-- Task prompt --
Search the records below for the word "TipsetHeader", then return every line where it appears.

-- Data shown --
__device__ __forceinline__ bool load_read_uniform(const GenArgs &A, uint64_t r, bool fastq, ns_read &rd, ns_key &key, ReadOut &ro) {
    rd = A.reads[r];
    if (rd.flags) return false;
    rd.rec_off = uni64(A.rec_off[r]);
    rd.piece_off = uni(rd.piece_off); rd.n_pieces = (uint16_t)uni(rd.n_pieces);
    rd.reversed = (uint8_t)uni(rd.reversed); rd.head = uni(rd.head); rd.tail = uni(rd.tail); rd.seq_len = uni(rd.seq_len);
    rd.attempts = uni(rd.attempts);
    key = read_key(A, r);
    key.r_lo = uni(key.r_lo); key.r_hi = uni(key.r_hi);
    ro.seq = A.records + rd.rec_off + uni(A.name_len[r]) + 2;
    ro.qual = fastq ? ro.seq + rd.seq_len + 3 : nullptr;
    ro.seq_len = rd.seq_len; ro.reversed = rd.reversed != 0; ro.uracil = A.prm.uracil != 0;
    return true;
}

#ifndef NS_MATQ_WAVES
#define NS_MATQ_WAVES 4
#endif
#ifndef NS_MATQ_MINW
#define NS_MATQ_MINW 6
#endif
__device__ __forceinline__ uint64_t hp_ev_slot(const GenArgs &A, uint64_t pos, uint32_t piece) { return (pos >> A.hp_shift) + (uint64_t)A.hp_pad * piece; }

#ifndef NS_TILE_CHUNKS_FINAL
#define NS_TILE_CHUNKS_FINAL 4u
#endif
#ifndef NS_MAT_WAVES_FINAL
#define NS_MAT_WAVES_FINAL 6
#endif
template <bool FASTQ, int MODE>
__global__ void __launch_bounds__(64, MODE == MAT_HP_FINAL ? NS_MAT_WAVES_FINAL : NS_MAT_WAVES)
k_materialise(GenArgs A, uint32_t dbg, SlowQueue sq, const uint32_t *order) {
    constexpr bool CLSOUT = FASTQ && MODE != MAT_HP_SCRATCH;
    constexpr uint32_t TC = MODE == MAT_HP_FINAL ? NS_TILE_CHUNKS_FINAL : NS_TILE_CHUNKS;
    __shared__ TileLds<TC> T;
    const uint32_t lane = threadIdx.x;
    const uint64_t slot = blockIdx.x;
    if (slot >= A.prm.n_reads) return;
    const uint64_t r = order ? (uint64_t)uni(order[slot]) : slot;
    ns_read rd; ns_key key; ReadOut ro;
    if (!load_read_uniform(A, r, false, rd, key, ro)) return;
    const uint32_t a = rd.attempts;
    tile_lds_init(T, lane);
    uint32_t *cls = nullptr;
    if constexpr (CLSOUT) cls = A.cls + cls_word0(rd.rec_off, r, cls_per_read(A.prm));
    if constexpr (MODE == MAT_HP_SCRATCH) {
        ro.seq = A.scr + uni64(A.scr_off[r]); ro.qual = nullptr; ro.reversed = false; ro.uracil = false;
        uint32_t q = 0;
        for (uint32_t pi = 0; pi < rd.n_pieces; ++pi) {
            const PieceCtx pc = load_piece_uniform(A.events, A.ref, A.pieces[rd.piece_off + pi], pi);
            materialise_piece<FASTQ, MODE, TC>(A.m, A.ref, T, ro, key, a, pc, q, lane, dbg, sq, (uint32_t)r, pi, nullptr);
            q += pc.out_len;
        }
        return;
    }
#ifdef NS_ABLATE
    if (!(dbg & 8))
#endif
    emit_head_tail(ro, key, a, rd.head, rd.tail, lane);
    uint32_t q = rd.head;
    uint64_t q_in = MODE == MAT_HP_FINAL ? uni64(A.scr_off[r]) : 0;
    for (uint32_t pi = 0; pi < rd.n_pieces; ++pi) {
        PieceCtx pc;
        if constexpr (MODE == MAT_HP_FINAL) {
            const uint32_t gp = rd.piece_off + pi;
            const ns_piece p = A.pieces[gp];
            const uint64_t eo = hp_ev_slot(A, q_in, uni(A.hp_pord[r]) + pi);
            pc.kind = uni(p.kind);
            pc.ev = A.hp_ev + eo; pc.wd = A.hp_wd + eo; pc.n_ev = pc.kind ? 0u : uni(A.hp_nev[gp]);
            pc.ref_len = uni(p.out_len); pc.out_len = pc.kind ? pc.ref_len : uni(A.hp_len[gp]);
            pc.chrom_base = (uint64_t)((uintptr_t)A.scr - (uintptr_t)A.ref.bases) + q_in; pc.chrom_len = ~0ull; pc.pos = 0;
            pc.sid = pc.kind ? NS_GAP_SEG + (pi >> 1) : (pi >> 1);
            q_in += pc.ref_len;
        } else pc = load_piece_uniform(A.events, A.ref, A.pieces[rd.piece_off + pi], pi);
        materialise_piece<FASTQ, MODE, TC>(A.m, A.ref, T, ro, key, a, pc, q, lane, dbg, sq, (uint32_t)r, pi, CLSOUT ? cls + (q >> 4) + 2u * pi : nullptr);
        q += pc.out_len;
    }
    if (A.polya) {
        const uint32_t pl = uni(A.polya[r]);
        if (pl) emit_polya(ro, q, pl, lane);
    }
}

template <bool HPF>
__global__ void __launch_bounds__(64 * NS_MATQ_WAVES, NS_MATQ_MINW) k_qualities(GenArgs A, const uint32_t *order) {
    __shared__ __align__(16) uint16_t qlut[NS_QLUT_SLOTS * 1024u];
    qual_lut_load(qlut, A.m, threadIdx.x, 64 * NS_MATQ_WAVES);
    __syncthreads();
    const uint32_t lane = threadIdx.x & 63u;
    const uint64_t slot = (uint64_t)blockIdx.x * NS_MATQ_WAVES + (threadIdx.x >> 6);
    if (slot >= A.prm.n_reads) return;
    const uint64_t r = order ? (uint64_t)uni(order[slot]) : slot;
    ns_read rd; ns_key key; ReadOut ro;
    if (!load_read_uniform(A, r, true, rd, key, ro)) return;
    const uint32_t a = rd.attempts;
    QualState Q; Q.lut = qlut;
    qualities_head_tail(A.m, Q, ro, key, a, rd.head, rd.tail, lane);
    const uint32_t *cls = A.cls + cls_word0(rd.rec_off, r, cls_per_read(A.prm));
    uint32_t q = rd.head;
    for (uint32_t pi = 0; pi < rd.n_pieces; ++pi) {
        const uint32_t gp = rd.piece_off + pi;
        const ns_piece p = A.pieces[gp];
        const uint32_t kind = uni(p.kind);
        const uint32_t out_len = (HPF && !kind) ? uni(A.hp_len[gp]) : uni(p.out_len);
        qualities_piece(A.m, Q, ro, key, a, kind ? NS_GAP_SEG + (pi >> 1) : (pi >> 1), kind, out_len, q, cls + (q >> 4) + 2u * pi, lane);
        q += out_len;
    }
    if (A.polya) {
        const uint32_t pl = uni(A.polya[r]);
        if (pl) emit_polya_quals(A.m, ro, key, a, q, pl, rd.head, rd.tail, lane);
    }
}
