@@ -262,22 +315,22 @@
 
 template <int W>
 __global__ void k_tipset_insert(const u32 *__restrict__ edges, const uint8_t *__restrict__ aux, u64 n, u32 k,
-                                u32 *filter, u64 filter_words, u32 *table, u64 cap) {
+                                u32 *filter, TipsetPlan plan, u32 *table) {
   const u64 i = (u64)blockIdx.x * blockDim.x + threadIdx.x;
   if (i >= n || aux[i] == 0) return;
-  const u32 WE = words_per_edge(k);
+  const u32 WE = words_per_edge(k), SW = tipset_slot_words(W);
   u32 key[W];
 #pragma unroll
   for (int j = 0; j < W; ++j) {
     const u32 keep = 2 * (k + 1) - 32 * j;
     key[j] = edges[i * WE + j] & top_mask(keep > 32 ? 32 : keep);
   }
-  const u32 h = hash_key<W>(key);
-  const u32 fb = hash2(h) & (u32)(filter_words * 32 - 1);
-  atomicOr(&filter[fb >> 5], 1u << (fb & 31));
-  u64 slot = h & (cap - 1);
+  const u64 fh = tip_filter_hash<W>(key, k + 1);
+  atomicOr(&filter[tip_filter_word(fh, (u32)plan.global_words())], tip_filter_mask(fh, plan.filter_bits));
+  const u64 cap = plan.capacity;
+  u64 slot = hash_key<W>(key) & (cap - 1);
   while (true) {
-    u32 *e = table + slot * (W + 1);
+    u32 *e = table + slot * SW;
     if (atomicCAS(e, 0u, (u32)aux[i]) == 0u) {
 #pragma unroll
       for (int j = 0; j < W; ++j) e[1 + j] = key[j];
@@ -287,157 +340,244 @@
   }
 }
 
+static __global__ void k_tipset_fold(const u32 *__restrict__ filter, u64 n, u32 fold, u32 *__restrict__ folded) {
+  for (u64 i = (u64)blockIdx.x * blockDim.x + threadIdx.x; i < n; i += (u64)gridDim.x * blockDim.x) {
+    u32 w = 0;
+    for (u32 j = 0; j < fold; ++j) w |= filter[i * fold + j];
+    folded[i] = w;
+  }
+}
+
+static constexpr int kMarkThreads = 1024;
+
+struct TipsetDev {
+  const u32 *filter;
+  const u32 *table;
+  u32 n1, n2, filter_bits;
+  u64 cap;
+  bool smem;
+};
+__device__ __forceinline__ TipsetDev tipset_open(const void *tipset, u32 smem_words, u32 *s_filter) {
+  const TipsetHeader hd = *reinterpret_cast<const TipsetHeader *>(tipset);
+  TipsetPlan p;
+  p.capacity = hd.capacity;
+  p.filter_words = hd.filter_words;
+  p.fold = hd.fold;
+  TipsetDev t;
+  t.filter = reinterpret_cast<const u32 *>((const char *)tipset + sizeof(TipsetHeader));
+  t.table = t.filter + p.global_words() + p.folded_words();
+  t.filter_bits = hd.filter_bits;
+  t.cap = hd.capacity;
+  t.smem = hd.resident && hd.filter_words <= smem_words;
+  t.n1 = t.smem ? (u32)hd.filter_words : (u32)p.global_words();
+  t.n2 = t.smem && hd.fold > 1 ? (u32)p.global_words() : 0u;
+  if (t.smem) {
+    const uint4 *src = reinterpret_cast<const uint4 *>(t.filter + (hd.fold > 1 ? p.global_words() : 0));
+    for (u32 i = threadIdx.x; i < t.n1 / 4; i += blockDim.x) reinterpret_cast<uint4 *>(s_filter)[i] = src[i];
+    __syncthreads();
+  }
+  return t;
+}
+
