ChainA = _desc('ChainA', ('L', 'clips', 'reserved'),
               ('att', 'x', 'w_proj', 'b_proj', 'ln2_g', 'ln2_b', 'curr_v', 'w_q', 'b_q', 'curr_q', 'short_k', 'short_v', 'ln4_g', 'ln4_b',
                'k4', 'v4'))
ChainB = _desc('ChainB', ('L', 'clips', 'gn_splits'),
               ('att_long', 'att_short', 'x', 'w_long', 'b_long', 'w_short', 'b_short', 'tgt3', 'ln3_g', 'ln3_b', 'w1', 'b1', 'h1',
                'gn_partial'))
ChainC = _desc('ChainC', ('L', 'clips', 'ld_dec'),
               ('x', 'h3', 'w2', 'b2', 'dec_g', 'dec_b', 'dec_out', 'ln1_g', 'ln1_b', 'w_qkv', 'b_qkv', 'pos_qk', 'qkv'))
SIGNATURES = {
    'rmem_abi_version': (_i, []),
    'rmem_last_error_string': (C.c_char_p, []),
    'rmem_conv_workspace_bytes': (C.c_size_t, [C.POINTER(ConvDesc)]),
    'rmem_conv2d_nhwc': (_i, [C.POINTER(ConvDesc), _vp, _vp, _vp, _vp, _vp, _vp, _vp, _vp]),
    'rmem_conv_plan': (_i, [C.POINTER(ConvDesc), _i, _i, _i, C.POINTER(GemmPlan)]),
    'rmem_attn_workspace_bytes': (C.c_size_t, [_i, _i, _i]),
    'rmem_mem_read_attn': (_i, [_vp, _i, _vp, _vp, _ll, _i, _vp, _i, _i, _vp, _vp, _i, _i, _vp, _i, _vp, _i, _vp, _vp]),
    'rmem_profile_start': (_i, [_i]),
    'rmem_profile_stop': (_i, [C.POINTER(C.c_double), C.POINTER(C.c_double), C.POINTER(_i)]),
    'rmem_layernorm256': (_i, [_vp, _i, _i, _vp, _i, _i, _vp, _vp, _f, _i, _vp, _i, _vp, _vp, _i, _vp, _i, _vp]),
    'rmem_layernorm': (_i, [_vp, _i, _i, _vp, _vp, _f, _i, _i, _vp, _i, _vp, _i, _vp]),
    'rmem_patch_merge_ln': (_i, [_vp, _i, _i, _i, _vp, _vp, _f, _vp, _vp]),
    'rmem_window_attn': (_i, [_vp, _vp, _vp, _vp, _i, _i, _i, _i, _i, _vp]),
    'rmem_window_attn_images': (_i, [_vp, _vp, _vp, _vp, _i, _i, _i, _i, _i, _i, _vp]),
    'rmem_patch_merge_ln_images': (_i, [_vp, _i, _i, _i, _i, _vp, _vp, _f, _vp, _vp]),
    'rmem_add16': (_i, [_vp, _vp, _vp, _ll, _vp]),
    'rmem_add16_grouped': (_i, [_i, C.POINTER(_vp), C.POINTER(_vp), C.POINTER(_vp), _ll, _vp]),
    'rmem_layernorm256_pair': (_i, [_vp, _vp, _vp, _vp, _vp, _vp, _vp, _vp, _f, _i, _vp]),
    'rmem_lstt_chain_waves': (_i, []),
    'rmem_lstt_chain_a': (_i, [C.POINTER(ChainA), _vp]),
    'rmem_lstt_chain_b': (_i, [C.POINTER(ChainB), _vp]),
    'rmem_lstt_chain_c': (_i, [C.POINTER(ChainC), _vp]),
    'rmem_conv1x1_dual_nhwc': (_i, [C.POINTER(ConvDesc), _vp, _vp, _i, _i, _i, _i, _vp, _vp, _vp, _vp]),
    'rmem_bneck_chain': (_i, [C.POINTER(BneckChainDesc), _vp, _vp, _vp, _vp, _vp, _vp, _vp, _vp, _vp, _vp]),
    'rmem_linear_grouped': (_i, [C.POINTER(ConvDesc), _i, C.POINTER(_vp), C.POINTER(_vp), C.POINTER(_vp), C.POINTER(_vp), C.POINTER(_vp), _vp]),
    'rmem_groupnorm_workspace_bytes': (C.c_size_t, [_i]),
    'rmem_groupnorm_nhwc': (_i, [_vp, _i, _i, _i, _vp, _vp, _f, _i, _vp, _vp, _vp]),
    'rmem_groupnorm_f32_nhwc': (_i, [_vp, _i, _i, _i, _vp, _vp, _f, _i, _vp, _vp, _vp]),
    'rmem_groupnorm_nhwc_images': (_i, [_vp, _i, _i, _i, _i, _vp, _vp, _f, _i, _vp, _vp, _vp]),
    'rmem_groupnorm_head_nhwc_images': (_i, [_vp, _i, _i, _i, _i, _vp, _vp, _f, _i, _vp, _vp, _i, _vp, _i, _vp, _vp]),
    'rmem_gn_act_dwconv5x5_nhwc_images': (_i, [_vp, _i, _i, _i, _i, _i, _vp, _vp, _f, _i, _vp, _vp, _vp, _vp]),
    'rmem_gn_act_dwconv5x5_prestats_nhwc_images': (_i, [_vp, _i, _i, _i, _i, _i, _vp, _vp, _f, _i, _vp, _vp, _vp, _vp]),
    'rmem_bilinear_nhwc_images': (_i, [_vp, _vp, _i, _i, _i, _i, _i, _i, _i, _vp]),
    'rmem_mem_read_attn_clips': (_i, [_vp, _i, _vp, _vp, _ll, _i, _vp, _i, _i, _vp, _vp, _i, _i, _vp, _i, _vp, _i, _i, _ll, _ll, _ll, _vp, _vp]),
    'rmem_lstt_attn_pair_clips': (_i, [_vp, _i, _vp, _vp, _ll, _i, _vp, _i, _i, _vp, _vp, _i, _i, _vp, _i, _vp, _i, _i, _ll, _ll,
                                       _vp, _vp, _i, _ll, _vp, _ll, _vp, _vp]),
    'rmem_gn_act_dwconv5x5_nhwc': (_i, [_vp, _i, _i, _i, _i, _vp, _vp, _f, _i, _vp, _vp, _vp, _vp]),
    'rmem_dwconv5x5_nhwc': (_i, [_vp, _vp, _vp, _i, _i, _i, _vp]),
    'rmem_image_to_nhwc8': (_i, [_vp, _vp, _i, _i, _vp]),
    'rmem_image_to_nhwc8_images': (_i, [_vp, _vp, _i, _i, _i, _vp]),
    'rmem_image_ptrs_to_nhwc8': (_i, [_vp, _vp, _i, _i, _i, _vp]),
    'rmem_stem_padded_size': (_i, [_i, _i, C.POINTER(_i), C.POINTER(_i)]),
    'rmem_image_ptrs_to_nhwc4p': (_i, [_vp, _vp, _i, _i, _i, _vp]),
    'rmem_stem7x7s2': (_i, [_vp, _i, _i, _i, _vp, _vp, _vp, _vp]),
    'rmem_stem7x7s2_pool': (_i, [_vp, _i, _i, _i, _vp, _vp, _vp, _vp]),
    'rmem_conv3x3_c64_direct': (_i, [_vp, _i, _i, _i, _vp, _vp, _vp, _vp]),
    'rmem_conv3x3_direct': (_i, [_vp, _i, _i, _i, _i, _vp, _vp, _i, _vp, _vp]),
    'rmem_ingest_rgb8': (_i, [_vp, _i, _i, _i, _i, _vp, _vp, _vp]),
    'rmem_maxpool3x3s2_nhwc': (_i, [_vp, _vp, _i, _i, _i, _vp]),
    'rmem_maxpool3x3s2_nhwc_images': (_i, [_vp, _vp, _i, _i, _i, _i, _vp]),
    'rmem_bilinear_nhwc': (_i, [_vp, _vp, _i, _i, _i, _i, _i, _i, _vp]),
    'rmem_logits_post': (_i, [_vp, _i, _i, _i, _i, _i, _i, _i, _i, _vp, _vp, _vp, _vp]),
    'rmem_logits_post_images': (_i, [_vp, _i, _i, _i, _i, _i, _i, _i, _i, _i, _vp, _vp, _vp, _vp]),
    'rmem_label_to_onehot16': (_i, [_vp, _i, _i, _i, _i, _i, _i, _vp, _vp]),
    'rmem_label_id_embed_scratch_size': (_i, [_i, _i, _i, C.POINTER(_i), C.POINTER(_i)]),
    'rmem_label_id_embed': (_i, [_vp, _i, _i, _i, _i, _i, _i, _i, _i, _i, _i, _i, _vp, _vp, _vp, _vp, _vp]),
    'rmem_label_to_onehot16_images': (_i, [_vp, _i, _i, _i, _i, _i, _i, _i, _vp, _vp]),
    'rmem_evict_scores': (_i, [_vp, _i, _i, _i, _i, _i, _i, _i, _vp, _i, _vp, _vp]),
    'rmem_resize_nearest_flip_f32': (_i, [_vp, _i, _i, _i, _vp, _i, _i, _i, _vp]),
    'rmem_tta_merge': (_i, [C.POINTER(_vp), C.POINTER(_i), _i, _i, _i, _i, _vp, _vp, _vp, _vp]),
    'rmem_logits_post_flip_pairs': (_i, [_vp, _i, _i, _i, _i, _i, _i, _i, _i, _vp, _vp]),
    'rmem_logits_post_ms_merge': (_i, [C.POINTER(_vp), C.POINTER(_i), C.POINTER(_i), C.POINTER(_i), _i, _i, _i, _i, _i, _i, _i, _vp, _vp, _vp]),
    'rmem_route_labels': (_i, [_vp, _i, _i, _i, _vp, _vp]),
    'rmem_label_census': (_i, [_vp, _i, _i, _i, _vp, _vp]),
    'rmem_label_remap': (_i, [_vp, _vp, _i, _ll, _vp, _i, _vp]),
    'rmem_label_pair_census': (_i, [_vp, _vp, _i, _i, _i, _i, _i, _vp, _vp]),
    'rmem_label_pair_census_lds_bins': (_i, []),
    'rmem_label_components_tile': (_i, [C.POINTER(_i), C.POINTER(_i)]),
    'rmem_label_components_workspace_bytes': (_ll, [_i, _i, _i]),
    'rmem_label_components': (_i, [_vp, _i, _i, _i, _i, _vp, _vp, _vp]),
    'rmem_label_component_stats': (_i, [_vp, _vp, _i, _i, _i, _i, _vp, _vp, _vp]),
    'rmem_label_clean': (_i, [_vp, _vp, _vp, _vp, _vp, _i, _i, _i, _i, _i, _i, _vp]),
    'rmem_label_edt_workspace_bytes': (_ll, [_i, _i, _i]),
    'rmem_label_edt': (_i, [_vp, _i, _i, _i, _i, _i, _vp, _vp, _ll, _vp]),
    'rmem_label_edt_peaks_workspace_bytes': (_ll, [_i]),
    'rmem_label_edt_peaks': (_i, [_vp, _vp, _i, _i, _i, _vp, _vp, _ll, _vp]),
    'rmem_label_nearest_workspace_bytes': (_ll, [_i, _i, _i]),
    'rmem_label_nearest': (_i, [_vp, _i, _i, _i, C.POINTER(C.c_uint), C.POINTER(C.c_uint), _i, _vp, _vp, _vp, _vp, _ll, _vp]),
    'rmem_label_surface': (_i, [_vp, _i, _i, _i, _vp, _vp]),
    'rmem_label_edt_at': (_i, [_vp, _vp, _i, _i, _i, _i, _i, _vp, _vp, _ll, _vp]),
    'rmem_surface_census_workspace_bytes': (_ll, [_i, _i]),
    'rmem_surface_census': (_i, [_vp, _vp, _vp, _vp, _i, _i, _i, _i, C.POINTER(_i), _i, _i, _vp, _vp, _ll, _vp]),
    'rmem_label_thin_tile': (_i, [C.POINTER(_i), C.POINTER(_i), C.POINTER(_i)]),
    'rmem_label_thin_table': (_i, [_i, _vp]),
    'rmem_label_thin_workspace_bytes': (_ll, [_i, _i, _i]),
    'rmem_label_thin': (_i, [_vp, _i, _i, _i, _i, _i, _vp, _vp, _vp, _ll, _vp]),
    'rmem_label_pixels_workspace_bytes': (_ll, [_i, _i, _i]),
    'rmem_label_pixels_count': (_i, [_vp, _i, _i, _i, _vp, _vp, _ll, _vp]),
    'rmem_label_pixels_write': (_i, [_vp, _vp, _i, _i, _i, _ll, _vp, _vp, _vp, _ll, _vp]),
    'rmem_label_polygons_unit': (_i, []),
    'rmem_label_polygons_workspace_bytes': (C.c_size_t, [_i, _i, _i, _i]),
    'rmem_label_polygons': (_i, [_vp, _i, _i, _i, _i, _i, _i, _vp, C.c_size_t, _vp, _vp, _vp, _vp]),
    'rmem_polygon_simplify_short_max': (_i, []),
    'rmem_polygon_simplify_workspace_bytes': (C.c_size_t, [_ll, _ll]),
    'rmem_polygon_simplify': (_i, [_vp, _vp, _vp, _ll, _ll, _i, _vp, C.c_size_t, _vp, _vp, _vp, _vp]),
    'rmem_polygon_fill_workspace_bytes': (C.c_size_t, [_ll]),
    'rmem_polygon_fill_labels': (_i, [_vp, _vp, _vp, _i, _vp, _i, _vp, _i, _i, _i, C.POINTER(PolyPass), _vp, C.c_size_t, _vp, _vp, _vp]),
    'rmem_mask_iou_counts': (_i, [_vp, _vp, _ll, _i, _i, _vp, _vp]),
    'rmem_clip_score_workspace_bytes': (C.c_size_t, [_i, _i, _i, _i]),
    'rmem_boundary_radius': (_i, [_i, _i, C.c_double]),
    'rmem_clip_score_counts': (_i, [_vp, _vp, _i, _i, _i, _i, _i, _i, _vp, _vp, _vp]),
    'rmem_pair_boundary_workspace_bytes': (C.c_size_t, [_i, _i, _i, _i, _i]),
    'rmem_pair_boundary_counts': (_i, [_vp, _vp, _i, _i, _i, _i, _i, _i, _i, _vp, C.c_size_t, _vp, _vp, _vp, _vp]),
    'rmem_png_zlib_bound': (C.c_size_t, [_i, _i]),
    'rmem_png_workspace_bytes': (C.c_size_t, [_i, _i, _i]),
    'rmem_png_encode_labels': (_i, [_vp, _i, _i, _i, _vp, _vp, _vp, _vp, _vp]),
    'rmem_png_decode_workspace_bytes': (C.c_size_t, [_i, _i, _i]),
    'rmem_png_decode_labels': (_i, [_vp, _vp, _i, _i, _i, _vp, _vp, _vp, _vp, _vp]),
    'rmem_rle_workspace_bytes': (C.c_size_t, [_i, _i, _i, _i]),
    'rmem_rle_encode_labels': (_i, [_vp, _i, _i, _i, _i, _vp, _vp, _ll, _vp, _vp, _vp]),
    'rmem_rle_decode_workspace_bytes': (C.c_size_t, [_ll, _ll, _i, _i]),
    'rmem_rle_decode_labels': (_i, [_vp, _ll, _vp, _i, _i, _i, _i, _vp, _vp, _vp, _vp]),
    'rmem_split_label': (_i, [_vp, _i, _i, _vp, _ll, _vp]),
    'rmem_soft_logit_aggregate': (_i, [C.POINTER(_vp), _i, _i, _i, _i, _i, _vp, _vp]),
    'rmem_copy_async': (_i, [_vp, _vp, C.c_size_t, _vp]),
    'rmem_scatter_blocks': (_i, [_vp, _vp, _vp, _i, _ll, _ll, _vp]),
    'rmem_copy2d_async': (_i, [_vp, _ll, _vp, _ll, _ll, _i, _vp]),
    'rmem_gated_attn_workspace_bytes': (C.c_size_t, [_i, _i, _i, _i, _i]),
    'rmem_gated_attn': (_i, [_vp, _i, _vp, _ll, _i, _vp, _ll, _i, _vp, _i, _i, _i, _vp, _vp, _i, _i, _vp, _i, _vp, _i, _i, _vp, _i,
                             _vp, _vp, _i, _i, _vp, _vp]),
    'rmem_local_gated_attn': (_i, [_vp, _i, _vp, _i, _vp, _i, _vp, _i, _i, _i, _i, _vp, _i, _vp, _i, _i, _vp, _i, _vp, _vp, _vp]),
    'rmem_gated_attn_clips': (_i, [_vp, _i, _vp, _ll, _i, _vp, _ll, _i, _vp, _i, _i, _i, _vp, _vp, _i, _i, _vp, _i, _vp, _i, _i, _vp, _i,
                                   _vp, _vp, _i, _i, _i, _vp, _vp]),
    'rmem_local_gated_attn_clips': (_i, [_vp, _i, _vp, _i, _vp, _i, _vp, _i, _i, _i, _i, _vp, _i, _vp, _i, _i, _vp, _i, _vp, _i, _vp, _vp]),
    'rmem_gated_profile_start': (_i, []),
    'rmem_gated_profile_stop': (_i, [C.POINTER(C.c_double), C.POINTER(C.c_double), C.POINTER(_i)]),
    'rmem_jpeg_parse': (_i, [_vp, C.c_size_t, C.POINTER(JpegInfo)]),
    'rmem_jpeg_pack': (_i, [_vp, C.c_size_t, _vp, C.c_size_t, C.POINTER(C.c_size_t), C.POINTER(JpegDesc)]),
    'rmem_jpeg_workspace_bytes': (C.c_size_t, [C.POINTER(JpegDesc), _i, _i, C.POINTER(JpegPlan)]),
    'rmem_jpeg_entropy_decode': (_i, [_vp, _vp, _i, _i, C.POINTER(JpegPlan), _vp, _vp, _vp, _vp]),
    'rmem_jpeg_coef_to_rgb': (_i, [_vp, _i, _i, C.POINTER(JpegPlan), _vp, _vp, _vp]),
    'rmem_jpeg_decode_batch': (_i, [_vp, _vp, _i, _i, C.POINTER(JpegPlan), _vp, _vp, _vp, _vp, _vp]),
    'rmem_jpeg_encode_header': (_i, [_i, _i, _i, _i, _vp, _i, C.POINTER(_i), _vp]),
    'rmem_jpeg_encode_bound': (C.c_size_t, [_i, _i]),
    'rmem_jpeg_encode_workspace_bytes': (C.c_size_t, [_i, _i, _i]),
    'rmem_jpeg_encode_rgb8': (_i, [_vp, _vp, _vp, _i, _i, _i, _i, _vp, _vp, _vp, _vp, _vp]),
    'rmem_overlay_rgb8': (_i, [_vp, _vp, _vp, _i, _i, _i, _i, _vp, _vp]),
    'rmem_graph_begin': (_i, [_vp]),
    'rmem_graph_end': (_i, [_vp, C.POINTER(_vp)]),
    'rmem_graph_launch': (_i, [_vp, _vp]),
    'rmem_graph_destroy': (_i, [_vp]),
}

-- Completed task --
+  const TipsetHeader hd = *reinterpret_cast<const TipsetHeader *>(tipset);
+  t.filter = reinterpret_cast<const u32 *>((const char *)tipset + sizeof(TipsetHeader));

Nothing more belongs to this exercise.